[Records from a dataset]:
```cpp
extern "C" int dazim_dispersion_kernels(dazim_ctx *ctx, int nx, int ny, int nz, const float *vel_u,
                                        const float *depz, float minthk0, int kmax, const double *periods,
                                        double *pv_u, double *svs_u, double *svp_u, double *srho_u, int *n_failed) {
  if (!ctx || !vel_u || !depz || !periods || !pv_u) return dz_fail(ctx, DAZIM_E_BAD_ARG, "null argument");
  if (nz < 2 || nz > NZMAX || kmax < 1 || kmax > NP || nx < 1 || ny < 1) return dz_fail(ctx, DAZIM_E_BAD_ARG, "bad nz/kmax");
  DZ_HIP(hipSetDevice(ctx->device));
  const bool kernels = svs_u && svp_u && srho_u;
  const int ncol = nx * ny, nvar = kernels ? 1 + 6 * nz : 1;
  std::vector<Layer> lay;
  for (int i = 1; i <= nz - 1; i++) {
    const float thk = depz[i] - depz[i - 1];
    const float minthk = thk / minthk0;
    const int nsub = (int)((thk + 1.0e-4f) / minthk) + 1;
    const float newthk = thk / (float)nsub;
    for (int j = 1; j <= nsub; j++) {
      Layer L;
      L.d = newthk;
      L.iv = i;
      L.fm = (float)(2 * j - 1);
      L.den = (float)(2 * nsub);
      lay.push_back(L);
    }
  }
  {
    Layer L;
    L.d = 0.0f;
    L.iv = 0;
    L.fm = 0;
    L.den = 1;
    lay.push_back(L);
  }
  int rden = 1;
  for (Layer &L : lay) {
    const int d = (int)L.den;
    L.rden = 1.0f / L.den;
    const bool pow2 = (d & (d - 1)) == 0 && d <= (1 << 20);
    bool fastdiv_ok = false;
    for (int v : {6, 10, 12, 14, 18, 20, 22, 24, 26, 28, 30, 36}) fastdiv_ok = fastdiv_ok || d == v;
    if (!pow2) rden = (fastdiv_ok && rden != 0) ? 2 : 0;
  }
  if (ctx->opts.count("disp.rden") && !ctx->opts["disp.rden"]) rden = 0;
  const int mmax = (int)lay.size();
  if (mmax > NL) return dz_fail(ctx, DAZIM_E_BAD_ARG, "refined model has %d layers > NL=%d", mmax, NL);
  {
    const double ar = 6370.0;
    double dr = 0.0, r0 = ar;
    lay[mmax - 1].d = 1.0f;
    for (int i = 0; i < mmax; i++) {
      dr = dr + (double)lay[i].d;
      const double r1 = ar - dr;
      const double z0 = ar * log(ar / r0), z1 = ar * log(ar / r1);
      lay[i].d = (float)(z1 - z0);
      const double tmp = (ar + ar) / (r0 + r1);
      lay[i].tmp = tmp;
      lay[i].rfac = powf((float)tmp, -2.275f);
      r0 = r1;
    }
    lay[mmax - 1].d = 0.0f;
  }
  DzBuf<float> vel;
  DzBuf<double> pv, svs, svp, srho;
  int rc;
  if ((rc = dz_fmm_finish(ctx))) return rc;
  if ((rc = dz_join_aux(ctx))) return rc;
  const size_t nk = (size_t)nz * kmax * ncol;
  if ((rc = vel.init(ctx, vel_u, (size_t)nz * ncol, true, false))) return rc;
  if ((rc = pv.init(ctx, pv_u, (size_t)kmax * ncol, false, true))) return rc;
  if (kernels) {
    if ((rc = svs.init(ctx, svs_u, nk, false, true))) return rc;
    if ((rc = svp.init(ctx, svp_u, nk, false, true))) return rc;
    if ((rc = srho.init(ctx, srho_u, nk, false, true))) return rc;
  }
  void *p;
  DispArgs A;
  A.svs = A.svp = A.srho = A.pv = nullptr;
  A.nfail = nullptr;
  A.ncol = ncol;
  A.nz = nz;
  A.kmax = kmax;
  A.nvar = nvar;
  A.var0 = 0;
  A.nvarp = nvar;
  A.team = 1;
  A.mmax = mmax;
  A.vel = vel.dev;
  if ((rc = dz_scratch(ctx, "disp.lay", sizeof(Layer) * NL, &p))) return rc;
  A.lay = (Layer *)p;
  DZ_HIP(hipMemcpyAsync(p, lay.data(), sizeof(Layer) * mmax, hipMemcpyHostToDevice, ctx->stream));
  if ((rc = dz_scratch(ctx, "disp.t", sizeof(double) * NP, &p))) return rc;
  A.t = (double *)p;
  DZ_HIP(hipMemcpyAsync(p, periods, sizeof(double) * kmax, hipMemcpyHostToDevice, ctx->stream));
  if ((rc = dz_scratch(ctx, "disp.cg", sizeof(float) * (size_t)ncol * nvar * kmax, &p))) return rc;
  A.cg = (float *)p;
  if ((rc = dz_scratch(ctx, "disp.nfail", 16, &p))) return rc;
  int *d_nfail = (int *)p;
  DZ_HIP(hipMemsetAsync(d_nfail, 0, 4, ctx->stream));
  DZ_HIP(hipStreamSynchronize(ctx->stream));
  auto knot_lds = [&](int nvarp, int items = TW) { return (size_t)(DT / TW) * ((items + nvarp - 1) / nvarp + 1) * 3 * nz * sizeof(float); };
  bool async = kernels && ctx->opts.count("disp.async") && ctx->opts["disp.async"] && !vel.staged && !svs.staged &&
               !svp.staged && !srho.staged && !(ctx->opts.count("disp.pchunk") && ctx->opts["disp.pchunk"] > 0 && ctx->opts["disp.pchunk"] < kmax);
  const double wg_copies = (double)(((long)ncol * (nvar - 1) + DT - 1) / DT), wg_teams = (double)((ncol * TEAM + DT - 1) / DT);
  const double wg_round = (double)((long)ctx->num_cu * 3);
  bool teams = wg_copies + wg_teams <= 0.98 * wg_round || (wg_copies > 1.02 * wg_round && wg_copies + wg_teams <= 1.9 * wg_round);
  if (ctx->opts.count("disp.team") && ctx->opts["disp.team"] == 1) teams = true;
  if (ctx->opts.count("disp.team") && ctx->opts["disp.team"] == 2) teams = false;
  const size_t dyn_lds = knot_lds(nvar), dyn_lds_base = teams ? knot_lds(1, TW / TEAM) : knot_lds(1);
  if (dyn_lds_base + 56 * 1024 > 160 * 1024) async = false;
  const size_t dyn_max = async && dyn_lds_base > dyn_lds ? dyn_lds_base : dyn_lds;
  DZ_HIP(hipFuncSetAttribute((const void *)disp_kernel<0>, hipFuncAttributeMaxDynamicSharedMemorySize, (int)dyn_max));
  DZ_HIP(hipFuncSetAttribute((const void *)disp_kernel<1>, hipFuncAttributeMaxDynamicSharedMemorySize, (int)dyn_max));
  DZ_HIP(hipFuncSetAttribute((const void *)disp_kernel<2>, hipFuncAttributeMaxDynamicSharedMemorySize, (int)dyn_max));
  DZ_HIP(hipFuncSetAttribute((const void *)disp_kernel<0, true>, hipFuncAttributeMaxDynamicSharedMemorySize, (int)dyn_max));
  DZ_HIP(hipFuncSetAttribute((const void *)disp_kernel<1, true>, hipFuncAttributeMaxDynamicSharedMemorySize, (int)dyn_max));
  DZ_HIP(hipFuncSetAttribute((const void *)disp_kernel<2, true>, hipFuncAttributeMaxDynamicSharedMemorySize, (int)dyn_max));
  if (async && (rc = dz_aux_init(ctx))) return rc;
  {
    const long nwork = (long)ncol * nvar;
    A.ngroup = (int)((nwork + TW - 1) / TW);
    A.pchunk = kmax;
    if (ctx->opts.count("disp.pchunk") && ctx->opts["disp.pchunk"] > 0) A.pchunk = ctx->opts["disp.pchunk"];
    if (A.pchunk > kmax) A.pchunk = kmax;
    A.nchunk = (kmax + A.pchunk - 1) / A.pchunk;
    const size_t ntask = (size_t)A.ngroup * A.nchunk;
    if ((rc = dz_scratch(ctx, "disp.ready", ntask * 4 + 64, &p))) return rc;
    A.ready = (int *)p;
    A.counter = (unsigned *)((char *)p + ntask * 4 + 16 - (ntask * 4) % 16);
    DZ_HIP(hipMemsetAsync(p, 0, ntask * 4 + 64, ctx->stream));
    if ((rc = dz_scratch(ctx, "disp.st_c", (size_t)nwork * 8, &p))) return rc;
    A.st_c = (double *)p;
    if ((rc = dz_scratch(ctx, "disp.st_d", (size_t)nwork * 8, &p))) return rc;
    A.st_d = (double *)p;
    if ((rc = dz_scratch(ctx, "disp.st_f", (size_t)nwork * 4, &p))) return rc;
    A.st_f = (int *)p;
    const void *kf = rden == 1 ? (const void *)disp_kernel<1> : (rden == 2 ? (const void *)disp_kernel<2> : (const void *)disp_kernel<0>);
    int occ = 3;
    if (hipOccupancyMaxActiveBlocksPerMultiprocessor(&occ, kf, DT, dyn_lds) != hipSuccess || occ < 1) occ = 1;
    long nwg = (long)ctx->num_cu * occ;
    if (nwg > ((long)ntask + DT / TW - 1) / (DT / TW)) nwg = ((long)ntask + DT / TW - 1) / (DT / TW);
    A.ffwd = 0;
    if (A.nchunk == 1) {
      A.ffwd = 1;
      if (ctx->opts.count("disp.ffwd")) A.ffwd = ctx->opts["disp.ffwd"] < 0 ? 0 : (ctx->opts["disp.ffwd"] > 2 ? 2 : ctx->opts["disp.ffwd"]);
    }
    A.exp3 = ctx->opts.count("disp.exp3") && ctx->opts["disp.exp3"] ? 1 : 0;
    if ((rc = dz_scratch(ctx, "disp.ff_stat", 64, &p))) return rc;
    A.ff_stat = (unsigned *)p;
    DZ_HIP(hipMemsetAsync(A.ff_stat, 0, 64, ctx->stream));
    if ((rc = dz_scratch(ctx, "disp.ff_m", (size_t)ncol * 4 + 16, &p))) return rc;
    A.ff_m = (int *)p;
    if ((rc = dz_scratch(ctx, "disp.ff_c", (size_t)ncol * 8 + 16, &p))) return rc;
    A.ff_c = (double *)p;
    if ((rc = dz_scratch(ctx, "disp.ff_v", (size_t)ncol * 4 + 16, &p))) return rc;
    A.ff_v = (int *)p;
    if (async && ctx->opts["disp.async"] == 1) {
      const double rounds = (double)(((long)ncol * (nvar - 1) + DT - 1) / DT) / (double)((long)ctx->num_cu * occ);
      if (rounds > 2.0) async = false;
    }
    ctx->ksec["disp.async"] = async ? 1.0 : 0.0;
    ctx->aux_timed = false;
    DzTimer t(ctx, "disp");
    if (A.ffwd) {
      if (rden == 1)
        hipLaunchKernelGGL(disp_bracket_kernel<1>, dim3((unsigned)ncol), dim3(64), 0, ctx->stream, A);
      else if (rden == 2)
        hipLaunchKernelGGL(disp_bracket_kernel<2>, dim3((unsigned)ncol), dim3(64), 0, ctx->stream, A);
      else
        hipLaunchKernelGGL(disp_bracket_kernel<0>, dim3((unsigned)ncol), dim3(64), 0, ctx->stream, A);
      DZ_HIP(hipGetLastError());
    }
    auto launch = [&](const DispArgs &B, long nwgB, size_t lds, hipStream_t st) {
      if (B.team > 1) {
        if (rden == 1)
          hipLaunchKernelGGL((disp_kernel<1, true>), dim3((unsigned)nwgB), dim3(DT), lds, st, B);
        else if (rden == 2)
          hipLaunchKernelGGL((disp_kernel<2, true>), dim3((unsigned)nwgB), dim3(DT), lds, st, B);
        else
          hipLaunchKernelGGL((disp_kernel<0, true>), dim3((unsigned)nwgB), dim3(DT), lds, st, B);
      } else if (rden == 1)
        hipLaunchKernelGGL(disp_kernel<1>, dim3((unsigned)nwgB), dim3(DT), lds, st, B);
      else if (rden == 2)
        hipLaunchKernelGGL(disp_kernel<2>, dim3((unsigned)nwgB), dim3(DT), lds, st, B);
      else
        hipLaunchKernelGGL(disp_kernel<0>, dim3((unsigned)nwgB), dim3(DT), lds, st, B);
    };
    const long nf = (long)ncol * kmax;
    if (!async) {
      launch(A, nwg, dyn_lds, ctx->stream);
      DZ_HIP(hipGetLastError());
      hipLaunchKernelGGL(disp_finalize, dim3((unsigned)((nf + 255) / 256)), dim3(256), 0, ctx->stream, ncol, nz, kmax, nvar,
                         vel.dev, A.cg, pv.dev, kernels ? svs.dev : nullptr, kernels ? svp.dev : nullptr,
                         kernels ? srho.dev : nullptr, d_nfail);
      DZ_HIP(hipGetLastError());
    } else {
      DispArgs C = A;
      C.var0 = 1;
      C.nvarp = nvar - 1;
      C.ngroup = (int)(((long)ncol * C.nvarp + TW - 1) / TW);
      long nwgC = (long)ctx->num_cu * occ, needC = ((long)C.ngroup + DT / TW - 1) / (DT / TW);
      if (nwgC > needC) nwgC = needC;
      DispArgs B = A;
      B.var0 = 0;
      B.nvarp = 1;
      B.team = teams ? TEAM : 1;
      B.pv = pv.dev;
      B.nfail = d_nfail;
      B.ngroup = (ncol + TW / B.team - 1) / (TW / B.team);
      ctx->ksec["disp.team"] = B.team;
      if ((rc = dz_scratch(ctx, "disp.ready_b", (size_t)B.ngroup * 4 + 64, &p))) return rc;
      B.ready = (int *)p;
      B.counter = (unsigned *)((char *)p + (size_t)B.ngroup * 4 + 16 - ((size_t)B.ngroup * 4) % 16);
      DZ_HIP(hipMemsetAsync(p, 0, (size_t)B.ngroup * 4 + 64, ctx->stream));
      DZ_HIP(hipEventRecord(ctx->ev_fork, ctx->stream));
      const long nwgB = ((long)B.ngroup + DT / TW - 1) / (DT / TW);
      launch(B, nwgB, dyn_lds_base, ctx->stream);
      DZ_HIP(hipGetLastError());
      DZ_HIP(hipStreamWaitEvent(ctx->stream2, ctx->ev_fork, 0));
      DZ_HIP(hipEventRecord(ctx->ev_a0, ctx->stream2));
      C.svs = svs.dev;
      C.svp = svp.dev;
      C.srho = srho.dev;
      launch(C, nwgC, dyn_lds, ctx->stream2);
      DZ_HIP(hipGetLastError());
      DZ_HIP(hipEventRecord(ctx->ev_a1, ctx->stream2));
      ctx->aux_pending = true;
      ctx->aux_timed = true;
      ctx->aux_ranges.clear();
      ctx->aux_ranges.push_back({(const char *)vel.dev, (size_t)nz * ncol * sizeof(float)});
      for (const double *q : {svs.dev, svp.dev, srho.dev})
        if (q) ctx->aux_ranges.push_back({(const char *)q, nk * sizeof(double)});
    }
    t.stop();
  }
  if ((rc = dz_pinned(ctx, "disp.host", 64, &p))) return rc;
  int &nfail = *(int *)p;
  unsigned *hst = (unsigned *)p + 4;
  nfail = 0;
  hst[0] = hst[1] = hst[2] = hst[3] = 0;
  DZ_HIP(hipMemcpyAsync(&nfail, d_nfail, 4, hipMemcpyDeviceToHost, ctx->stream));
#ifdef DZ_DISP_STAT
  {
    unsigned long long h[4];
    DZ_HIP(hipMemcpyFromSymbol(h, HIP_SYMBOL(g_disp_stat), sizeof h));
    fprintf(stderr, "disp stat: lane-evaluations done %llu, offered by the wavefronts %llu (%.3f used), by the workgroups %llu (%.3f used)\n", h[0], h[1],
            (double)h[0] / (double)h[1], h[2], (double)h[0] / (double)h[2]);
    unsigned long long z[4] = {0};
    DZ_HIP(hipMemcpyToSymbol(HIP_SYMBOL(g_disp_stat), z, sizeof z));
  }
#endif
  if (!ctx->aux_pending) DZ_HIP(hipMemcpyAsync(hst, A.ff_stat, 16, hipMemcpyDeviceToHost, ctx->stream));
  if ((rc = pv.finish()) || (rc = svs.finish()) || (rc = svp.finish()) || (rc = srho.finish())) return rc;
  DZ_HIP(hipStreamSynchronize(ctx->stream));
  if (n_failed) *n_failed = nfail;
  ctx->ksec["disp.ffwd_mode"] = A.ffwd;
  ctx->ksec["disp.ffwd_gated_columns"] = hst[0];
  ctx->ksec["disp.ffwd_dip_columns"] = hst[1];
  ctx->ksec["disp.ffwd_jumped_copies"] = hst[2];
  ctx->ksec["disp.ffwd_fallback_copies"] = hst[3];
  return 0;
}
```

[TASK DETAILS]: Determine how many lines in the data include the word "nwgC". Answer with that number alone.

[EXPECTED OUTPUT]: 3